Graphs arising from the dual Steenrod algebra
Connor Elliott, Courtney Hauf, Kai Morton, Sarah Petersen, Leticia Schow
TL;DR
This work extends Wood's graph-theoretic interpretation of the mod $2$ dual Steenrod algebra to odd primes and to the $C_2$-equivariant setting, encoding monomials in quotients $A^ ext{vee}(n)$ and $A_{C_2}^ ext{vee}(n)$ as graphs with carefully chosen vertex sets. It provides explicit connectedness criteria using combinatorial sums $C(r,s)$ (and a unilateral variant with $U(r,s)$) derived from the $p$-adic (or 2-adic) expansions of monomial exponents, and it characterizes trees and Hamilton cycles via digit-sum conditions and degree bounds; it also gives graph-theoretic interpretations of coproduct and antipode for generators in these Hopf (algebroid) structures. In addition to the odd-prime and equivariant extensions, the paper discusses open questions, including potential extensions to comodules and deeper algebraic interpretations of the Hopf structures through graphs, aiming to aid Adams spectral sequence computations. Overall, the results fuse combinatorial graph theory with Hopf-algebraic data from unstable and equivariant Steenrod algebras, offering new intuition and tools for homotopy-theoretic computations and potential future generalizations.
Abstract
We extend Wood's graph theoretic interpretation of certain quotients of the mod $2$ dual Steenrod algebra to quotients of the mod $p$ dual Steenrod algebra where $p$ is an odd prime and to quotients of the $C_2$-equivariant dual Steenrod algebra.
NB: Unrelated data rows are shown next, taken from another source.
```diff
@@ -2143,12 +2171,16 @@
     id = (xcd < r ? xcd * (q + 1) : r * (q + 1) + (xcd - r) * q) + idx;
     tn = id % p.tiles_n; tmi = id / p.tiles_n;
   }
-  const int n0 = tn * BN, img0 = tmi * NIMG, m0 = tmi * BM;
+  const int phase = UP4 ? sz : 0, py = phase >> 1, px = phase & 1;
+  if constexpr (UP4) sz = 0;
+  const int n0 = tn * BN, img0 = tmi * NIMG, m0 = UP4 ? up4_m0(p, img0, 0, 0, TH, TW, py) : tmi * BM;
+  const int ldw = UP4 ? 4 * p.Cin : p.ldw;
+  const uint16_t* const Wt = UP4 ? p.w4 + (long long)phase * p.Cout * ldw : p.w;
   const int lr = lane >> 3, ps = lane & 7;
-  const int nchunk_all = p.nk / 9, cps = p.nk_per_split / 9;
+  const int nchunk_all = p.nk / NTAP, cps = p.nk_per_split / NTAP;
   const int c_begin = sz * cps, c_end = min(nchunk_all, c_begin + cps);
-  const int nchunk = c_end - c_begin, nk = nchunk * 9, kt0 = c_begin * 9;
-  const ig_u32x4 rs_w = ig_make_rsrc(p.w, (unsigned long long)p.Cout * p.ldw * 2);
+  const int nchunk = c_end - c_begin, nk = nchunk * NTAP, kt0 = c_begin * NTAP;
+  const ig_u32x4 rs_w = ig_make_rsrc(Wt, (unsigned long long)p.Cout * ldw * 2);
   const ig_u32x4 rs_x1 = ig_make_rsrc(p.x, (unsigned long long)p.N * p.H * p.W * p.ldx * 2);
   const ig_u32x4 rs_x2 = ig_make_rsrc(p.x2 ? p.x2 : p.x, (unsigned long long)p.N * p.H * p.W * (p.x2 ? p.ldx2 : p.ldx) * 2);
   const unsigned wring_lds = (unsigned)(uintptr_t)(lptr_t)wring, hbuf_lds = (unsigned)(uintptr_t)(lptr_t)hbuf;
@@ -2158,7 +2190,7 @@
     const int im = hr / HP, rin = hr - im * HP, hy = rin / PW, hx = rin - hy * PW;
     const int iy = hy - 1, ix = hx - 1;
     const bool v = hr < HPIX && img0 + im < p.N && (unsigned)iy < (unsigned)TH && (unsigned)ix < (unsigned)TW;
-    const int sy = p.ups ? iy >> 1 : iy, sx = p.ups ? ix >> 1 : ix;
+    const int sy = !UP4 && p.ups ? iy >> 1 : iy, sx = !UP4 && p.ups ? ix >> 1 : ix;
     pix = v ? ((img0 + im) * p.H + sy) * p.W + sx : -1;
     chk = ps ^ (((rin >> 1) - hy) & 7);
   };
@@ -2174,7 +2206,7 @@
   auto wvo_of = [&](int q) -> unsigned {
     const int row = n0 + q * 8 + lr;
     const int wchunk = ps ^ ((((q & 1) << 2) + (lr >> 1)) & 7);
-    return row < p.Cout ? (unsigned)row * (unsigned)p.ldw * 2u + wchunk * 16u : IG_OOB;
+    return row < p.Cout ? (unsigned)row * (unsigned)ldw * 2u + wchunk * 16u : IG_OOB;
   };
 
   if (wid_s == NW) {
@@ -2205,19 +2237,19 @@
 #pragma unroll
     for (int q = 0; q < HPIECES; ++q) { int pix, chk; piece_of(q, pix, chk); hpx[q] = pix >= 0 ? pix * 8 + chk : -1; }
     __builtin_amdgcn_s_barrier();
-    constexpr int PPT = (HPIECES + 7) / 8;
+    constexpr int HN = UP4 ? (HPIX + 7) / 8 : HPIECES, PPT = (HN + NTAP - 2) / (NTAP - 1);
     for (int c = 0; c < nchunk; ++c) {
       const bool next_chunk = c + 1 < nchunk;
 #pragma unroll
-      for (int tap = 0; tap < 9; ++tap) {
-        if (next_chunk && tap < 8) {
+      for (int tap = 0; tap < NTAP; ++tap) {
+        if (next_chunk && tap < NTAP - 1) {
 #pragma unroll
           for (int j = 0; j < PPT; ++j) {
             const int q = tap * PPT + j;
-            if (q < HPIECES) dma_piece(c + 1, q, hpx[q < HPIECES ? q : 0] >= 0 ? hpx[q < HPIECES ? q : 0] >> 3 : -1, hpx[q < HPIECES ? q : 0] & 7);
+            if (q < HN) dma_piece(c + 1, q, hpx[q < HPIECES ? q : 0] >= 0 ? hpx[q < HPIECES ? q : 0] >> 3 : -1, hpx[q < HPIECES ? q : 0] & 7);
           }
         }
-        if (tap == 8 || !next_chunk) asm volatile("s_waitcnt vmcnt(0)" ::: "memory");
+        if (tap == NTAP - 1 || !next_chunk) asm volatile("s_waitcnt vmcnt(0)" ::: "memory");
         else asm volatile("s_waitcnt vmcnt(%0)" ::"n"(PPT) : "memory");
         __builtin_amdgcn_s_barrier();
       }
@@ -2230,7 +2262,8 @@
 #pragma unroll
     for (int t = 0; t < HSLOTS; ++t) { int pix, chk; piece_of(t * NW + wid_s, pix, chk); dma_piece(0, t * NW + wid_s, pix, chk); }
 #pragma unroll
-    for (int i = 0; i < WPIECES / NW; ++i) ig_lds_dma16(wring_lds + (wid_s + NW * i) * 1024, wvo_of(wid_s + NW * i), rs_w, (unsigned)kt0 * 128u);
+    for (int i = 0; i < (WPIECES + NW - 1) / NW; ++i)
+      if (WPIECES % NW == 0 || wid_s + NW * i < WPIECES) ig_lds_dma16(wring_lds + (wid_s + NW * i) * 1024, wvo_of(wid_s + NW * i), rs_w, (unsigned)kt0 * 128u);
   }
   f32x16 acc[FN][FM];
 #pragma unroll
@@ -2253,24 +2286,73 @@
   static_assert(((WTN >> 1) & 7) == 0, "the wave's weight rows must keep the swizzle phase of fragment row 0");
   asm volatile("s_waitcnt vmcnt(0)" ::: "memory");
   __builtin_amdgcn_s_barrier();
+  int r0 = 0;
   for (int c = 0; c < nchunk; ++c) {
 #pragma unroll
-    for (int tap = 0; tap < 9; ++tap) {
-      const int dy = tap / 3, dx = tap % 3;
+    for (int tap = 0; tap < NTAP; ++tap) {
+      const int dy = UP4 ? py + tap / 2 : tap / 3, dx = UP4 ? px + tap % 2 : tap % 3;
       unsigned ab[FM];
 #pragma unroll
       for (int b = 0; b < FM; ++b) {
         const int hsw = (((hin0[b] + dy * PW + dx) >> 1) - (hy0[b] + dy)) & 7;
         ab[b] = hbuf_lds + (c & 1) * HBYTES + (hrow0[b] + dy * PW + dx) * 128 + ((fhalf ^ hsw) << 4);
       }
-      ktile_mma<FM, FN, F16>(acc, ab, aw_lds + (tap % 3) * WBYTES);
+      ktile_mma<FM, FN, F16>(acc, ab, aw_lds + (UP4 ? r0 : tap % 3) * WBYTES);
       asm volatile("s_waitcnt lgkmcnt(0)" ::: "memory");
       __builtin_amdgcn_s_barrier();
+      if constexpr (UP4) r0 = r0 == 2 ? 0 : r0 + 1;
     }
   }
   asm volatile("s_nop 15\n\ts_nop 7" ::: "memory");
-  igemm_epilogue<FM, FN, WTM, WTN, BM, BN, NT, F16, false>(p, acc, m0, n0, wm, wn, lane, 0, sz, smem);
-}
+  if constexpr (UP4) {
+    const ConvK q = up4_out_view(p, py, px, 1);
+    igemm_epilogue<FM, FN, WTM, WTN, BM, BN, NT, F16, false>(q, acc, m0, n0, wm, wn, lane, 0, 0, smem);
+  } else {
+    igemm_epilogue<FM, FN, WTM, WTN, BM, BN, NT, F16, false>(p, acc, m0, n0, wm, wn, lane, 0, sz, smem);
+  }
+}
+
+static inline int himg_up4_bn(const ConvK& k) {
+  static const int force_bn = getenv("UR_HIMG_FOLD_BN") ? atoi(getenv("UR_HIMG_FOLD_BN")) : 0;
+  const bool ok128 = k.Cout % 128 == 0, ok160 = k.Cout % 160 == 0;
+  if (!ok128 && !ok160) return 0;
+  if (ok128 && ok160 && (force_bn == 128 || force_bn == 160)) return force_bn;
+  auto fill = [](long long t) { return (double)t / (double)(((t + 255) / 256) * 256); };
+  const long long tm = 4ll * k.N;
+  return ok160 && (!ok128 || fill(tm * (k.Cout / 160)) >= fill(tm * (k.Cout / 128))) ? 160 : 128;
+}
+template <int TH, int TW, int BN, int WM, int WN>
+struct HaloImgUp4 {
+  static constexpr int NW = WM * WN, BM = TH * TW, HPIX = (TH + 2) * (TW + 2), HSLOTS = (HPIX + 8 * NW - 1) / (8 * NW);
+  static constexpr int HBYTES = HSLOTS * NW * 1024;
+  static constexpr int lds_loop = 2 * HBYTES + 3 * BN * 128, lds_epi = epi_lds_bytes<BM, BN, NW * 64>();
+  static constexpr int lds = lds_loop > lds_epi ? lds_loop : lds_epi;
+  static_assert(lds <= 160 * 1024, "LDS budget");
+  static void plan(ConvK& k) {
+    k.tiles_m = k.N;
+    k.tiles_n = k.Cout / BN;
+    k.nk = (k.Cin / 64) * 4;
+    k.splitk = 1;
+    k.nk_per_split = k.nk;
+    set_gn_plan(k, true, 4);
+  }
+  static int launch(ConvK& k, hipStream_t s) {
+    k.patch_tw = TW;
+    static ur::DeviceOnce attr_once;
+    if (auto once_guard = attr_once.first()) {
+      hipFuncSetAttribute(reinterpret_cast<const void*>(&igemm_halo_img_kernel<TH, TW, 1, BN, WM, WN, UR_TU_F16 != 0, false, 4>), hipFuncAttributeMaxDynamicSharedMemorySize, lds);
+      hipFuncSetAttribute(reinterpret_cast<const void*>(&igemm_halo_img_ws_kernel<TH, TW, 1, BN, WM, WN, UR_TU_F16 != 0, 4>), hipFuncAttributeMaxDynamicSharedMemorySize, lds);
+    }
+    static const bool no_wmajor = getenv("UR_HIMG_NOWMAJOR") != nullptr;
+    const int slices = k.tiles_n * 4, per_xcd = ((slices + 7) / 8) * k.tiles_m;
+    k.wmajor = !no_wmajor && 16ll * k.Cout > (long long)k.N * k.H * k.W && per_xcd <= 32 && slices >= 8;
+    const dim3 grid = k.wmajor ? dim3(8 * per_xcd, 1) : dim3(k.tiles_m * k.tiles_n, 4);
+    static const bool himg_ws = getenv("UR_HIMG_NOWS") == nullptr;
+    if (himg_ws) UR_F16_SWITCH(k, hipLaunchKernelGGL((igemm_halo_img_ws_kernel<TH, TW, 1, BN, WM, WN, F16, 4>), grid, dim3((NW + 2) * 64), lds, s, k));
+    else UR_F16_SWITCH(k, hipLaunchKernelGGL((igemm_halo_img_kernel<TH, TW, 1, BN, WM, WN, F16, false, 4>), grid, dim3(NW * 64), lds, s, k));
+    return ur::check_launch("ur_conv2d_nhwc");
+  }
+};
 
 template <int TH, int TW, int NIMG, int BN, int WM, int WN>
 struct HaloImg {
@@ -2281,6 +2363,13 @@
   static constexpr int lds = lds_loop > lds_epi ? lds_loop : lds_epi;
   static_assert(lds <= 160 * 1024, "LDS budget");
   static int plan(ConvK& k, size_t ws_bytes) {
+    if constexpr (NIMG == 1) {
+      if (k.fold) {
+        if (himg_up4_bn(k) == 160) HaloImgUp4<TH, TW, 160, 8, 1>::plan(k);
+        else HaloImgUp4<TH, TW, BN, WM, WN>::plan(k);
+        return 0;
+      }
+    }
     k.tiles_m = (k.N + NIMG - 1) / NIMG;
     k.tiles_n = (k.Cout + BN - 1) / BN;
     const int nchunk = k.nk / 9;
@@ -2290,6 +2379,9 @@
     return GN_OK;
   }
   static int launch(ConvK& k, hipStream_t s) {
+    if constexpr (NIMG == 1) {
+      if (k.fold) return k.Cout / k.tiles_n == 160 ? HaloImgUp4<TH, TW, 160, 8, 1>::launch(k, s) : HaloImgUp4<TH, TW, BN, WM, WN>::launch(k, s);
+    }
     static ur::DeviceOnce attr_once;
     if (auto once_guard = attr_once.first()) {
       hipFuncSetAttribute(reinterpret_cast<const void*>(&igemm_halo_img_kernel<TH, TW, NIMG, BN, WM, WN, UR_TU_F16 != 0, false>), hipFuncAttributeMaxDynamicSharedMemorySize, lds);
diff --git a/unirestore_amd/ops.py b/unirestore_amd/ops.py
--- a/unirestore_amd/ops.py
+++ b/unirestore_amd/ops.py
@@ -1,3 +1,4 @@
+import os
 from dataclasses import dataclass
 from typing import Optional
 
@@ -122,9 +123,20 @@
     return packed.reshape(2, 2, cout, cin // 64, 2, 2, 64).permute(0, 1, 2, 4, 5, 3, 6).reshape(2, 2, cout, 2, 2, cin)
 
 
+UP4_IMG_MIN_WGS = int(os.environ.get("UR_HIMG_FOLD_MIN", 80))
+
+
 def wants_up4(pc: "PackedConv", n, h, w_, c1, c2, stride, upsample, groups, pad=(1, 1)) -> bool:
-    return (pc.k == 3 and pc.kcm and groups == 1 and stride == 1 and bool(upsample) and tuple(pad) == (1, 1) and not pc.pair
-            and c2 == 0 and c1 % 64 == 0 and w_ % 32 == 0 and h % 8 == 0)
+    if not (pc.k == 3 and pc.kcm and groups == 1 and stride == 1 and bool(upsample) and tuple(pad) == (1, 1) and not pc.pair
+            and c2 == 0 and c1 % 64 == 0):
+        return False
+    if h == 16 and w_ == 16:
+        if c1 < 256 or (pc.cout % 128 and pc.cout % 160):
+            return False
+        fill = lambda t: t / (-(-t // 256) * 256)
+        bn = 160 if pc.cout % 160 == 0 and (pc.cout % 128 or fill(4 * n * (pc.cout // 160)) >= fill(4 * n * (pc.cout // 128))) else 128
+        return 4 * n * (pc.cout // bn) >= UP4_IMG_MIN_WGS or c1 <= 320
+    return w_ % 32 == 0 and h % 8 == 0
 
 
 def wants_frag(pc: "PackedConv", n, h, w_, c1, c2, stride, upsample, groups) -> bool:
```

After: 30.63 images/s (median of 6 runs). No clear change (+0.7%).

We establish connectedness criteria for graphs associated to monomials in these algebra quotients and investigate questions about trees and Hamilton cycles in these settings. We also give graph theoretic interpretations of algebraic structures such as the coproduct and antipode arising from the Hopf algebra structure on the mod $p$ dual Steenrod algebra and the Hopf algebroid structure of the $C_2$-equivariant dual Steenrod algebra.